struct GemmArgs {
  const void* A; long lda; long a_goff;
  const void* B; long ldb; long b_goff;
  void* C; long ldc; long c_goff;
  int I, J, R;
  const float* a_scale; const float* a_shift; float a_slope; long a_aff_goff;
  const float* b_scale; const float* b_shift; float b_slope; long b_aff_goff;
  const float* bias; long bias_goff;
  const void* addend; long ldadd;
  float* stat; long stat_plane;
  long stat_ld;
  int rsplit;
  int rchunk;
  int atomic_out;
  int split_major;
  const void* bn_r; long bn_ldr;
  const float* bn_scale; const float* bn_shift; const float* bn_mean; const float* bn_invstd; float bn_slope;
// ... 632 lines not shown
                }
              p.bn_partial[((long)ti * STILES + t2) * p.bn_ld + col] = a0;
              p.bn_partial[p.bn_plane + ((long)ti * STILES + t2) * p.bn_ld + col] = a1;
            }
          }
        }
      }
    }
  }
  if (p.stat != nullptr) {
    const float* red = lds + WAVES * RB * ((BN / 2) + 4);
    if (threadIdx.x < BN) {
      const int j = j0 + threadIdx.x;
      if (FULL || j < p.J) {
        const long col = g * p.c_goff + j;
#pragma unroll
        for (int t2 = 0; t2 < STILES; ++t2) {
          float s = 0.f, q = 0.f;
#pragma unroll
          for (int k = 4 * WPT * t2; k < 4 * WPT * (t2 + 1); ++k) {
            s += red[(0 * WROWS * 4 + k) * BN + threadIdx.x];
            q += red[(1 * WROWS * 4 + k) * BN + threadIdx.x];
          }
          p.stat[((long)ti * STILES + t2) * p.stat_ld + col] = s;
          p.stat[p.stat_plane + ((long)ti * STILES + t2) * p.stat_ld + col] = q;
        }
      }
    }
  }
  if (trace && threadIdx.x == 0) {
    unsigned hw, xcc;
    asm volatile("s_getreg_b32 %0, hwreg(HW_REG_HW_ID)" : "=s"(hw));
    asm volatile("s_getreg_b32 %0, hwreg(HW_REG_XCC_ID)" : "=s"(xcc));
    const long lin = blockIdx.x + (long)gridDim.x * (blockIdx.y + (long)gridDim.y * blockIdx.z);
    trace[4 * lin + 0] = t_start;
    trace[4 * lin + 1] = t_loop;
    trace[4 * lin + 2] = __builtin_amdgcn_s_memrealtime();
    trace[4 * lin + 3] = ((unsigned long long)xcc << 32) | hw;
  }
}

template <int BM, int BN, bool A_RMAJOR, bool B_RMAJOR, bool H, bool ST, bool AAFF, bool WB = false, bool FULL = false,
          bool ARELU = false, int KS = 1, int PADX = 0, bool ABN = false>
__global__ __launch_bounds__(NT, KS > 1 ? 2 : ((FULL && WB && BM == 128 && !AAFF && (BN == 128) != ABN) ? 3 : 2))
void gemm_kernel(const GemmArgs p) {
  int bid = p.split_major ? blockIdx.y : blockIdx.x;
  const int split = p.split_major ? blockIdx.x : blockIdx.y;
  if (!p.split_major) {
    const int nwg = gridDim.x;
    if ((nwg & 7) == 0) bid = (bid & 7) * (nwg >> 3) + (bid >> 3);
  }
  gemm_body<BM, BN, A_RMAJOR, B_RMAJOR, H, ST, AAFF, WB, FULL, ARELU, KS, PADX, ABN>(p, bid, split, blockIdx.z);
}

template <int BM, int BN, bool FULL, bool H = true, bool ST = true, int PADX = 0>
__device__ __forceinline__ void wgrad_grouped_item(const WgGroupArgs& ga, const int w);

template <int BM, int BN, bool FULL, bool H = true, bool ST = true, int PADX = 0>
__global__ __launch_bounds__(256, FULL ? 1 : 2) void wgrad_grouped_kernel(const WgGroupArgs ga) {
  const int total = ga.wg0[ga.n];
  for (int w = blockIdx.x; w < total; w += gridDim.x) wgrad_grouped_item<BM, BN, FULL, H, ST, PADX>(ga, w);
}

template <int BM, int BN, bool FULL, bool H, bool ST, int PADX>
__device__ __forceinline__ void wgrad_grouped_item(const WgGroupArgs& ga, const int w) {
  int pi, split, bid, g, seg;
  if (!wgg_decode(ga, w, pi, split, bid, g, seg)) return;
  const WgProb& q = ga.prob[pi];
  GemmArgs p{};
  p.A = q.A[seg]; p.lda = q.lda; p.a_goff = q.I;
  p.B = q.B[seg]; p.ldb = q.ldb; p.b_goff = q.J;
  p.C = q.C; p.ldc = q.J; p.c_goff = (long)q.I * q.J;
  p.I = q.I; p.J = q.J; p.R = q.R;
  p.b_scale = q.bsc[seg]; p.b_shift = q.bsh[seg]; p.b_slope = q.slope; p.b_aff_goff = q.J;
  p.a_slope = 1.f; p.bn_slope = 1.f;
  p.atomic_out = 1;
  p.rchunk = q.rchunk; p.rsplit = q.nsplit;
  if constexpr (PADX == 2) {
    p.pad_period = q.pad_period; p.pad_phase = 0; p.pad_c0 = 0; p.pad_c1 = q.pad_c1; p.pad_safe = q.pad_c1;
  }
  gemm_body<BM, BN, false, false, H, ST, false, false, FULL, false, FULL ? 2 : 1, PADX>(p, bid, split, g);
}

__global__ void elu_inplace_kernel(float* __restrict__ x, long rows, int cols, long ld) {
  const long n = rows * cols;
  for (long i = (long)blockIdx.x * blockDim.x + threadIdx.x; i < n; i += (long)gridDim.x * blockDim.x) {
    float* q = x + (i / cols) * ld + (i % cols);
    const float v = *q;
    *q = v > 0.f ? v : expm1f(v);
  }
}

int g_gemm_precision = NSID_GEMM_FP32;
long g_g256_launches = 0;

template <int BM, int BN, bool AR, bool BR>
int launch(GemmArgs p, int groups, hipStream_t s, int act_dtype, bool w_bf16 = false) {
  const int tiles = ((p.I + BM - 1) / BM) * ((p.J + BN - 1) / BN);
  const bool st16 = act_dtype == NSID_BF16;
  const bool half = g_gemm_precision == NSID_GEMM_BF16 || st16;
  const int bk = half ? 32 : 16;
  p.rchunk = (p.rchunk + bk - 1) / bk * bk;
  p.rsplit = (p.R + p.rchunk - 1) / p.rchunk;
  p.split_major = p.rsplit > 1 && (p.rsplit % 8) == 0;
  dim3 grid(p.split_major ? p.rsplit : tiles, p.split_major ? tiles : p.rsplit, groups);
  constexpr bool CAN_AFF = AR && BR;
  const bool aff = CAN_AFF && p.a_scale != nullptr;
#define NSID_GEMM_GO(HH, SS)                                                                              \
  do {                                                                                                    \
    if (aff) NSID_LAUNCH((gemm_kernel<BM, BN, AR, BR, HH, SS, CAN_AFF>), grid, dim3(256), 0, s, p);        \
    else NSID_LAUNCH((gemm_kernel<BM, BN, AR, BR, HH, SS, false>), grid, dim3(256), 0, s, p);              \
  } while (0)
  const bool full = st16 && p.I % BM == 0 && p.J % BN == 0 && p.rchunk % (2 * bk) == 0 && p.R % p.rchunk == 0;
  const long deep_maxwg = nsid_tune(NSID_T_gemm_deep_max_wg);
  const int deep_kinds = (int)nsid_tune(NSID_T_gemm_deep_kinds);
  constexpr int kind_bit = AR ? (BR ? 1 : 2) : 4;
  const long wgs = (long)tiles * p.rsplit * groups;
  const int ks = (full && wgs <= deep_maxwg && nsid_tune(NSID_T_gemm_deep_ks) == 2 && (deep_kinds & kind_bit) && p.rchunk % 128 == 0) ? 2 : 1;
  if (p.abn_r != nullptr) {
    if (!(AR && !BR && BM == 128)) return NSID_EINVAL;
    if (!(st16 && w_bf16 && full)) return 1;
  }
  nsid_count(AR ? (BR ? NSID_C_gemm_fwd : NSID_C_gemm_bwd_data) : NSID_C_gemm_bwd_weight);
  if (p.split_major) nsid_count(NSID_C_gemm_split_major);
  if (aff) nsid_count(NSID_C_gemm_affine_load);
  if (AR && !BR && p.bn_r != nullptr) nsid_count(NSID_C_gemm_bn_sums);
  if (!AR) nsid_count(BM == BN ? NSID_C_wgrad_square : NSID_C_wgrad_rect);
  {
    const bool deep_path = st16 && full && (AR ? w_bf16 : true);
    if (deep_path) {
      nsid_count(NSID_C_gemm_full);
      if (ks == 2) nsid_count(NSID_C_gemm_ks2);
    }
  }
#define NSID_GEMM_DEEP_GO(AFF_, WB_, RELU_)                                                                                  \
  do {                                                                                                                       \
    if (ks == 2) NSID_LAUNCH((gemm_kernel<BM, BN, AR, BR, true, true, AFF_, WB_, true, RELU_, 2>), grid, dim3(256), 0, s, p); \
    else NSID_LAUNCH((gemm_kernel<BM, BN, AR, BR, true, true, AFF_, WB_, true, RELU_>), grid, dim3(256), 0, s, p);           \
  } while (0)
  if (p.abn_r != nullptr) {
    if constexpr (AR && !BR && BM == 128) {
      nsid_count(NSID_C_gemm_bn_apply_load);
      NSID_LAUNCH((gemm_kernel<BM, BN, AR, BR, true, true, false, true, true, false, 1, 0, true>), grid, dim3(256), 0, s, p);
      return nsid_launch_status();
    } else {
      return NSID_EINVAL;
    }
  }
  if constexpr (AR) {
    if (st16 && w_bf16) {
      const bool act_only = CAN_AFF && p.a_scale == nullptr && p.a_slope != 1.f;
      if (act_only) {
        if constexpr (CAN_AFF) {
          if (!full || p.a_slope != 0.f) return NSID_EINVAL;
          NSID_GEMM_DEEP_GO(false, true, true);
        }
      } else if (full) {
        if (aff) NSID_GEMM_DEEP_GO(CAN_AFF, true, false);
        else NSID_GEMM_DEEP_GO(false, true, false);
      } else {
        if (aff) NSID_LAUNCH((gemm_kernel<BM, BN, AR, BR, true, true, CAN_AFF, true>), grid, dim3(256), 0, s, p);
        else NSID_LAUNCH((gemm_kernel<BM, BN, AR, BR, true, true, false, true>), grid, dim3(256), 0, s, p);
      }
      return nsid_launch_status();
    }
  } else {
    if (st16 && full) {
      NSID_GEMM_DEEP_GO(false, false, false);
// ... 54 lines not shown
  p.bias = bias; p.bias_goff = Cout;
  p.stat = stat; p.stat_ld = Cout; p.stat_plane = (long)nsid_row_tiles(M) * Cout;
  p.rsplit = 1; p.rchunk = 3 * C;
  p.pad_period = No; p.pad_phase = 0; p.pad_c0 = 0; p.pad_c1 = C; p.pad_safe = C;
  hipStream_t s = static_cast<hipStream_t>(stream);
  const bool wb = w_dtype == NSID_BF16;
  if (Cout <= 64) return launch_pad<128, 64, true, true, 1>(p, 1, s, act_dtype, wb);
  return launch_pad<128, 128, true, true, 1>(p, 1, s, act_dtype, wb);
}


extern "C" int nsid_downsample3_bwd_weight(const void* dout, const void* x, float* dwp, int B, int N, int C, int Cout,
                                           int act_dtype, void* stream) {
  NSID_REQUIRE(dout && x && dwp && B > 0 && N > 0 && N % 2 == 0 && C > 0 && Cout > 0 && NSID_DTYPE_OK(act_dtype));
  const int ch = act_dtype == NSID_BF16 ? 8 : 4;
  NSID_REQUIRE(C % ch == 0 && Cout % ch == 0 && nsid_aligned16(dout) && nsid_aligned16(x));
  const int No = N / 2, M = B * No;
  const long esz = act_dtype == NSID_BF16 ? 2 : 4;
  GemmArgs p{};
  p.A = dout; p.lda = Cout; p.a_goff = Cout;
  p.B = static_cast<const char*>(x) - (long)C * esz; p.ldb = 2L * C; p.b_goff = 3L * C;
  p.C = dwp; p.ldc = 3L * C; p.c_goff = (long)Cout * 3 * C;
  p.I = Cout; p.J = 3 * C; p.R = M;
  p.b_slope = 1.f;
  p.atomic_out = 1;
  p.pad_period = No; p.pad_phase = 0; p.pad_c0 = 0; p.pad_c1 = C; p.pad_safe = C;
  const long tiles = (long)((Cout + 63) / 64) * ((3 * C + 63) / 64);
  long S = std::min<long>((M + 1023) / 1024, std::max<long>(1, 1024 / tiles));
  S = std::max<long>(S, (256 + tiles - 1) / tiles);
  S = std::min<long>(S, (M + 255) / 256);
  p.rsplit = (int)std::max<long>(S, 1);
  p.rchunk = (M + p.rsplit - 1) / p.rsplit;
  return launch_pad<64, 64, false, false, 2>(p, 1, static_cast<hipStream_t>(stream), act_dtype, false);
}

extern "C" int nsid_downsample3_bwd_data(const void* dout, const void* wp, const void* w_odd, int w_dtype, void* dx, int B,
                                         int N, int C, int Cout, int act_dtype, void* stream) {
  NSID_REQUIRE(dout && wp && w_odd && dx && B > 0 && N > 0 && N % 2 == 0 && C > 0 && Cout > 0 && NSID_DTYPE_OK(act_dtype));
  const int ch = act_dtype == NSID_BF16 ? 8 : 4;
  NSID_REQUIRE(C % ch == 0 && Cout % ch == 0 && nsid_aligned16(dout) && nsid_aligned16(wp) && nsid_aligned16(w_odd) &&
               nsid_aligned16(dx) && NSID_DTYPE_OK(w_dtype) && (w_dtype == NSID_F32 || act_dtype == NSID_BF16));
  const int No = N / 2, M = B * No;
  const long esz = act_dtype == NSID_BF16 ? 2 : 4, wsz = w_dtype == NSID_BF16 ? 2 : 4;
  hipStream_t s = static_cast<hipStream_t>(stream);
  const bool wb = w_dtype == NSID_BF16;
  GemmArgs p{};
  p.A = dout; p.lda = Cout; p.a_goff = Cout;
  p.B = static_cast<const char*>(wp) + (long)C * wsz; p.ldb = 3L * C; p.b_goff = 0;
  p.C = dx; p.ldc = 2L * C; p.c_goff = C;
  p.I = M; p.J = C; p.R = Cout;
  p.rsplit = 1; p.rchunk = Cout;
  p.bn_slope = 1.f;
  int rc = C <= 64 ? launch<128, 64, true, false>(p, 1, s, act_dtype, wb) : launch<128, 128, true, false>(p, 1, s, act_dtype, wb);
  if (rc != NSID_OK) return rc;
  GemmArgs q{};
  q.A = dout; q.lda = Cout; q.a_goff = 2L * Cout;
  q.B = w_odd; q.ldb = C; q.b_goff = 0;
  q.C = static_cast<char*>(dx) + (long)C * esz; q.ldc = 2L * C; q.c_goff = C;
  q.I = M; q.J = C; q.R = 2 * Cout;
  q.rsplit = 1; q.rchunk = 2 * Cout;
  q.bn_slope = 1.f;
  q.pad_period = No; q.pad_phase = No - 1; q.pad_c0 = Cout; q.pad_c1 = 2 * Cout; q.pad_safe = 0;
  return C <= 64 ? launch_pad<128, 64, true, false, 1>(q, 1, s, act_dtype, wb)
                 : launch_pad<128, 128, true, false, 1>(q, 1, s, act_dtype, wb);
}

void* g_gemm_trace_host = nullptr;
extern "C" int nsid_debug_gemm_trace(void* buf) {
  g_gemm_trace_host = buf;
  return hipMemcpyToSymbol(HIP_SYMBOL(g_gemm_trace), &buf, sizeof(buf)) == hipSuccess ? NSID_OK : NSID_EINVAL;
}
extern "C" int nsid_set_gemm_precision(int mode) {
  if (mode != NSID_GEMM_FP32 && mode != NSID_GEMM_BF16) return NSID_EINVAL;
  g_gemm_precision = mode;
  return NSID_OK;
}
extern "C" int nsid_get_gemm_precision(void) { return g_gemm_precision; }
extern "C" long nsid_gemm_g256_launches(void) { return g_g256_launches; }
extern "C" int nsid_row_tiles(int M) { return (M + NSID_ROW_TILE - 1) / NSID_ROW_TILE; }

static int linear_fwd_impl(const void* x, int ldx, const void* w, int w_dtype, const float* bias, void* out, int ldo,
                           int M, int Nout, int K, int groups, const float* in_scale, const float* in_shift, int act_in,
                           int act_out, float* stat, int ksplit, int act_dtype, const void* addend, int ldadd,
                           void* stream);

extern "C" int nsid_linear_fwd(const void* x, int ldx, const void* w, int w_dtype, const float* bias, void* out, int ldo,
                               int M, int Nout, int K, int groups, const float* in_scale, const float* in_shift,
                               int act_in, int act_out, float* stat, int ksplit, int act_dtype, void* stream) {
  return linear_fwd_impl(x, ldx, w, w_dtype, bias, out, ldo, M, Nout, K, groups, in_scale, in_shift, act_in, act_out, stat,
                         ksplit, act_dtype, nullptr, 0, stream);
}

extern "C" int nsid_linear_fwd_res(const void* x, int ldx, const void* w, int w_dtype, const float* bias,
                                   const void* addend, int ldadd, void* out, int ldo, int M, int Nout, int K, int groups,
                                   const float* in_scale, const float* in_shift, int act_in, int act_dtype,
                                   void* stream) {
  const int ch = act_dtype == NSID_BF16 ? 8 : 4;
  NSID_REQUIRE(addend && ldadd % ch == 0 && ldadd >= groups * Nout && nsid_aligned16(addend));
  return linear_fwd_impl(x, ldx, w, w_dtype, bias, out, ldo, M, Nout, K, groups, in_scale, in_shift, act_in,
                         NSID_ACT_NONE, nullptr, 1, act_dtype, addend, ldadd, stream);
}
┄┄┄┄┄┄┄┄┄┄
• ASSIGNED TASK
Whenever a line in the entries holds the word "volatile", copy that line.

• SOLUTION FOR THIS EXERCISE
    asm volatile("s_getreg_b32 %0, hwreg(HW_REG_HW_ID)" : "=s"(hw));
    asm volatile("s_getreg_b32 %0, hwreg(HW_REG_XCC_ID)" : "=s"(xcc));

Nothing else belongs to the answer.